* [Supplied records]:
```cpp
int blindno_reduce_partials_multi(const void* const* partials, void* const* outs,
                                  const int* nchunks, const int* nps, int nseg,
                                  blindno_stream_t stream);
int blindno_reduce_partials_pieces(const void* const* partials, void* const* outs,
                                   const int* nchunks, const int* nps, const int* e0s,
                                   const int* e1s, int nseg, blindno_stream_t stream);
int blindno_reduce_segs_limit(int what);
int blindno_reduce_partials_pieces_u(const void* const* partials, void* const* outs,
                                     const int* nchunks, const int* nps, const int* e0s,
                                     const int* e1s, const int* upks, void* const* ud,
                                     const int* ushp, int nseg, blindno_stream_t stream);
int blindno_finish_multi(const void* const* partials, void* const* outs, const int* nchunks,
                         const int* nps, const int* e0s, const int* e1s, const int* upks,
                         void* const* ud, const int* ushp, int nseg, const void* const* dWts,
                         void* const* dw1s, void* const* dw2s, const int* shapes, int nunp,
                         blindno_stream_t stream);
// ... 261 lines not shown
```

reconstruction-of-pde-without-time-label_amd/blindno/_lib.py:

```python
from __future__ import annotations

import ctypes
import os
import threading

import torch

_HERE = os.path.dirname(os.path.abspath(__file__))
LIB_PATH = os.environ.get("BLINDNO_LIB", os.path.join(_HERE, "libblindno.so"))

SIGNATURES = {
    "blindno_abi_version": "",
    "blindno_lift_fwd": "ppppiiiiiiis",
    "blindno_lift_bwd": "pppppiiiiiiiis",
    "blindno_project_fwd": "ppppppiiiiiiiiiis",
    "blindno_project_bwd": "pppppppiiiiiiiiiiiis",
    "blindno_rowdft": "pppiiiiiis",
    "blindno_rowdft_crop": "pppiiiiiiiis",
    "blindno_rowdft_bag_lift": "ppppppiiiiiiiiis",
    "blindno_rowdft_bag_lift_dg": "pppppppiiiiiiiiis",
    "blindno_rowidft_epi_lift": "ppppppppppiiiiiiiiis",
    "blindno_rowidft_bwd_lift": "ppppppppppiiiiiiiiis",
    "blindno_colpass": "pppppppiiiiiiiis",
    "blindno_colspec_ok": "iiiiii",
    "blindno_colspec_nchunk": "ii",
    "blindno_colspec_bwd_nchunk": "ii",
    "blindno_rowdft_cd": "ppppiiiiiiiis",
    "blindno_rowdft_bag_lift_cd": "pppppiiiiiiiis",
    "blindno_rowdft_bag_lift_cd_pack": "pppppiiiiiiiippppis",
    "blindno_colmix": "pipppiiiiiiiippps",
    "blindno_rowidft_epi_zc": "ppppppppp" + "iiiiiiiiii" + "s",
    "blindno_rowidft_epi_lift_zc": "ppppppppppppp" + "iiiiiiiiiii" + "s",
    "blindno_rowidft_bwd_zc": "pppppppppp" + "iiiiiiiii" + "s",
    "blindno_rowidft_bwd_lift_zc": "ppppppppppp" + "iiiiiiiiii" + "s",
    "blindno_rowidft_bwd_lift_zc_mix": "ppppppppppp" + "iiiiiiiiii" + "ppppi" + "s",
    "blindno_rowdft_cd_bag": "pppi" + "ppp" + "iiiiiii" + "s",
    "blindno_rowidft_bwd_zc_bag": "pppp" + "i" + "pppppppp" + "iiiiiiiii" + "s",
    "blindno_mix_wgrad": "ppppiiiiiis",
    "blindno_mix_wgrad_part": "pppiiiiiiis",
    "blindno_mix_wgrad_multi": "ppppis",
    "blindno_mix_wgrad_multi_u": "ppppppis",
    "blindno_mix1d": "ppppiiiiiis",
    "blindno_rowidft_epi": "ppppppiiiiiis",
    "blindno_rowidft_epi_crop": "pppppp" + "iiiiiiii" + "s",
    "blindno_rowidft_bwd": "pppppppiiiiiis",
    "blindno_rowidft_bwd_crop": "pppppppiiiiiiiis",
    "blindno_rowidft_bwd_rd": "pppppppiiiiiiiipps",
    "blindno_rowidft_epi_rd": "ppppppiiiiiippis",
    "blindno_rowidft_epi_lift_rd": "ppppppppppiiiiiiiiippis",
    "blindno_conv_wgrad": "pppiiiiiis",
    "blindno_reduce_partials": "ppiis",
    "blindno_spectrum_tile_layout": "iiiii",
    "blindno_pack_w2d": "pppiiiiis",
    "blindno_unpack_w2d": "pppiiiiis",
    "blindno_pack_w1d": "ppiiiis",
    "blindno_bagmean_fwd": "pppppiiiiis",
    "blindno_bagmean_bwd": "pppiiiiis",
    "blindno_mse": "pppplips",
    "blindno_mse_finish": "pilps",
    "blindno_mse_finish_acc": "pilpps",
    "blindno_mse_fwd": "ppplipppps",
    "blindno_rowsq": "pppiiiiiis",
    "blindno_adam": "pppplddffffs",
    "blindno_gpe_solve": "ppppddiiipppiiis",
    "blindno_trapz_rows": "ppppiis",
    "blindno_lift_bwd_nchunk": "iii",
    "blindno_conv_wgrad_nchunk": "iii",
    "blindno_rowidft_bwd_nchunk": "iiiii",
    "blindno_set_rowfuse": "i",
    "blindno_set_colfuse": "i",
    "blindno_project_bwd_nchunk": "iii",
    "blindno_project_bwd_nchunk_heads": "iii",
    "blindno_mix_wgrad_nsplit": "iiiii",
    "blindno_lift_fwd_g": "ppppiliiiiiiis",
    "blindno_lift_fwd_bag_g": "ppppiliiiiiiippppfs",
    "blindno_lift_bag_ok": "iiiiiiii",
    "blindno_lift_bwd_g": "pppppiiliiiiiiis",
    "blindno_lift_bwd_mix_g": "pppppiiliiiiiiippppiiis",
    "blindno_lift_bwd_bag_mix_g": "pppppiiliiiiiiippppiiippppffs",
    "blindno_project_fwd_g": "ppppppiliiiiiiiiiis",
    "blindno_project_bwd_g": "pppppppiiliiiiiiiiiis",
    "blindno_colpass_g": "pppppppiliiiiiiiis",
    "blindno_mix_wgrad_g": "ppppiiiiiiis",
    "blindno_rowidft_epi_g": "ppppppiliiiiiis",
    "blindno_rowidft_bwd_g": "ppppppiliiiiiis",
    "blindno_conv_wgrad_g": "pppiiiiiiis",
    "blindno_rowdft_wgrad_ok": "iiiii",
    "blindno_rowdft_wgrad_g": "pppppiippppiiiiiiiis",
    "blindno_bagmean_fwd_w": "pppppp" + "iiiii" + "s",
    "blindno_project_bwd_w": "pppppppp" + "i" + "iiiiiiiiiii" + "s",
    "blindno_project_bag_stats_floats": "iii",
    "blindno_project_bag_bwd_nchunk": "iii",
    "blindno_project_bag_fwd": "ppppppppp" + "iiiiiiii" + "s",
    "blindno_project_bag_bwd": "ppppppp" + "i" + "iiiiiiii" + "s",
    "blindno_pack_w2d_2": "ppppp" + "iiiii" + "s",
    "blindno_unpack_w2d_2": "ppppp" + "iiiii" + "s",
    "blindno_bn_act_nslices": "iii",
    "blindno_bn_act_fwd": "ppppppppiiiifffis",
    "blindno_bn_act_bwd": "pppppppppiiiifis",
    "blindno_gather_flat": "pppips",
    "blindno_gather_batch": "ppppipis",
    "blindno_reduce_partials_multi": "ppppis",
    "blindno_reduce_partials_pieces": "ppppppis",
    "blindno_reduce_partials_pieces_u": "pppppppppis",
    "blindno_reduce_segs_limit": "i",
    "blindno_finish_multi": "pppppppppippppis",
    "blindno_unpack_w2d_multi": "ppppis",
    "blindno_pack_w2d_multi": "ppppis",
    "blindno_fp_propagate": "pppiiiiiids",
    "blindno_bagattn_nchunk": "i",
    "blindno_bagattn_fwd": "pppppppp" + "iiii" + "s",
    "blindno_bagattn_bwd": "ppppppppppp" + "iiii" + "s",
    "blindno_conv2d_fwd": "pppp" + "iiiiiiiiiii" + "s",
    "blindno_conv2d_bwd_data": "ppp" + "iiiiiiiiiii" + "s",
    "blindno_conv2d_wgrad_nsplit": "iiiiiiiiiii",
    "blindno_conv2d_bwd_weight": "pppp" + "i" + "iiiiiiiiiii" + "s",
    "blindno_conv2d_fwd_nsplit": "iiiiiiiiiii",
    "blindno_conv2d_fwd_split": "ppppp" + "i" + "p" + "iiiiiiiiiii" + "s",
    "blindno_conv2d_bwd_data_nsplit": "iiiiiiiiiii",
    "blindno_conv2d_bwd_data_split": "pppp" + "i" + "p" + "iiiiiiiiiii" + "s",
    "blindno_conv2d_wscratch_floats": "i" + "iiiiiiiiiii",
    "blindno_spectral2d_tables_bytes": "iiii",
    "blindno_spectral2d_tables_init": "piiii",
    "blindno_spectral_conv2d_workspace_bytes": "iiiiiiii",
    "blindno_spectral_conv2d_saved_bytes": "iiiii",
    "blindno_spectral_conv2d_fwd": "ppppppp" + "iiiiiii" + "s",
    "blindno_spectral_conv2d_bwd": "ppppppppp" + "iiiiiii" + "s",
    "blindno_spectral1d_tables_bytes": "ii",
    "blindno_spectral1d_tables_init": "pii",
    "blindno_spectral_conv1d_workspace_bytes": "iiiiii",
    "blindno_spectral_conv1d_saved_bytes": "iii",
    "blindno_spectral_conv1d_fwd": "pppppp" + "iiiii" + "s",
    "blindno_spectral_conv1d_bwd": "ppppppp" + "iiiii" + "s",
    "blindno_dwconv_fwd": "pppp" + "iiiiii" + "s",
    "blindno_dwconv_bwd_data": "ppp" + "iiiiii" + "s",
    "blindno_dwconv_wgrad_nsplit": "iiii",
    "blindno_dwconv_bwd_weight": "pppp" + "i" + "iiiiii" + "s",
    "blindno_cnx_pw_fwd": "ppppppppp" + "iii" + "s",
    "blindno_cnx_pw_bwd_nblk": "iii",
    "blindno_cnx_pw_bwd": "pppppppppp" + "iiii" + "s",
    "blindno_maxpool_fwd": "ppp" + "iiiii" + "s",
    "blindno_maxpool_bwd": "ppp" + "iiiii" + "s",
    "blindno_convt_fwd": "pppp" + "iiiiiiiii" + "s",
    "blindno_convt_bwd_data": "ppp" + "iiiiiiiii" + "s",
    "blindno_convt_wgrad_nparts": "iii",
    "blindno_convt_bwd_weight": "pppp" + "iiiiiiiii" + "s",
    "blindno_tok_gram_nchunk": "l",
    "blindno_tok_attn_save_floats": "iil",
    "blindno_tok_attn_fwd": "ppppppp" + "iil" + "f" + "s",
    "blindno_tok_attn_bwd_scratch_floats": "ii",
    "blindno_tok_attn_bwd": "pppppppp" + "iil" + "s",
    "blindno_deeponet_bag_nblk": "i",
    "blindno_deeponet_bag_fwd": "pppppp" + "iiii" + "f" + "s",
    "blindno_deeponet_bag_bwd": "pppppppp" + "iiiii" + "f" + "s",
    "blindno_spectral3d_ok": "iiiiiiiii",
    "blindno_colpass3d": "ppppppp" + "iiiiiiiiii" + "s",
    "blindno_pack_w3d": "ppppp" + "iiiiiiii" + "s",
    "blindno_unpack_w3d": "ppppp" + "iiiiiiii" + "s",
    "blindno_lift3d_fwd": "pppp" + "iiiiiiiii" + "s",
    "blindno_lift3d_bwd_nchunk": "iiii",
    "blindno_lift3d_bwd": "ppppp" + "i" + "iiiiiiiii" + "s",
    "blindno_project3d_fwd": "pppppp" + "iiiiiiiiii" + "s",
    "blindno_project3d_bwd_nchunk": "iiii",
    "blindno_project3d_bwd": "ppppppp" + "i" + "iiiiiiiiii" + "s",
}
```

* [Work instructions]: Line count for "ushp": count the lines in the records above that contain this word, and write only the number.

* [Exercise response]: 2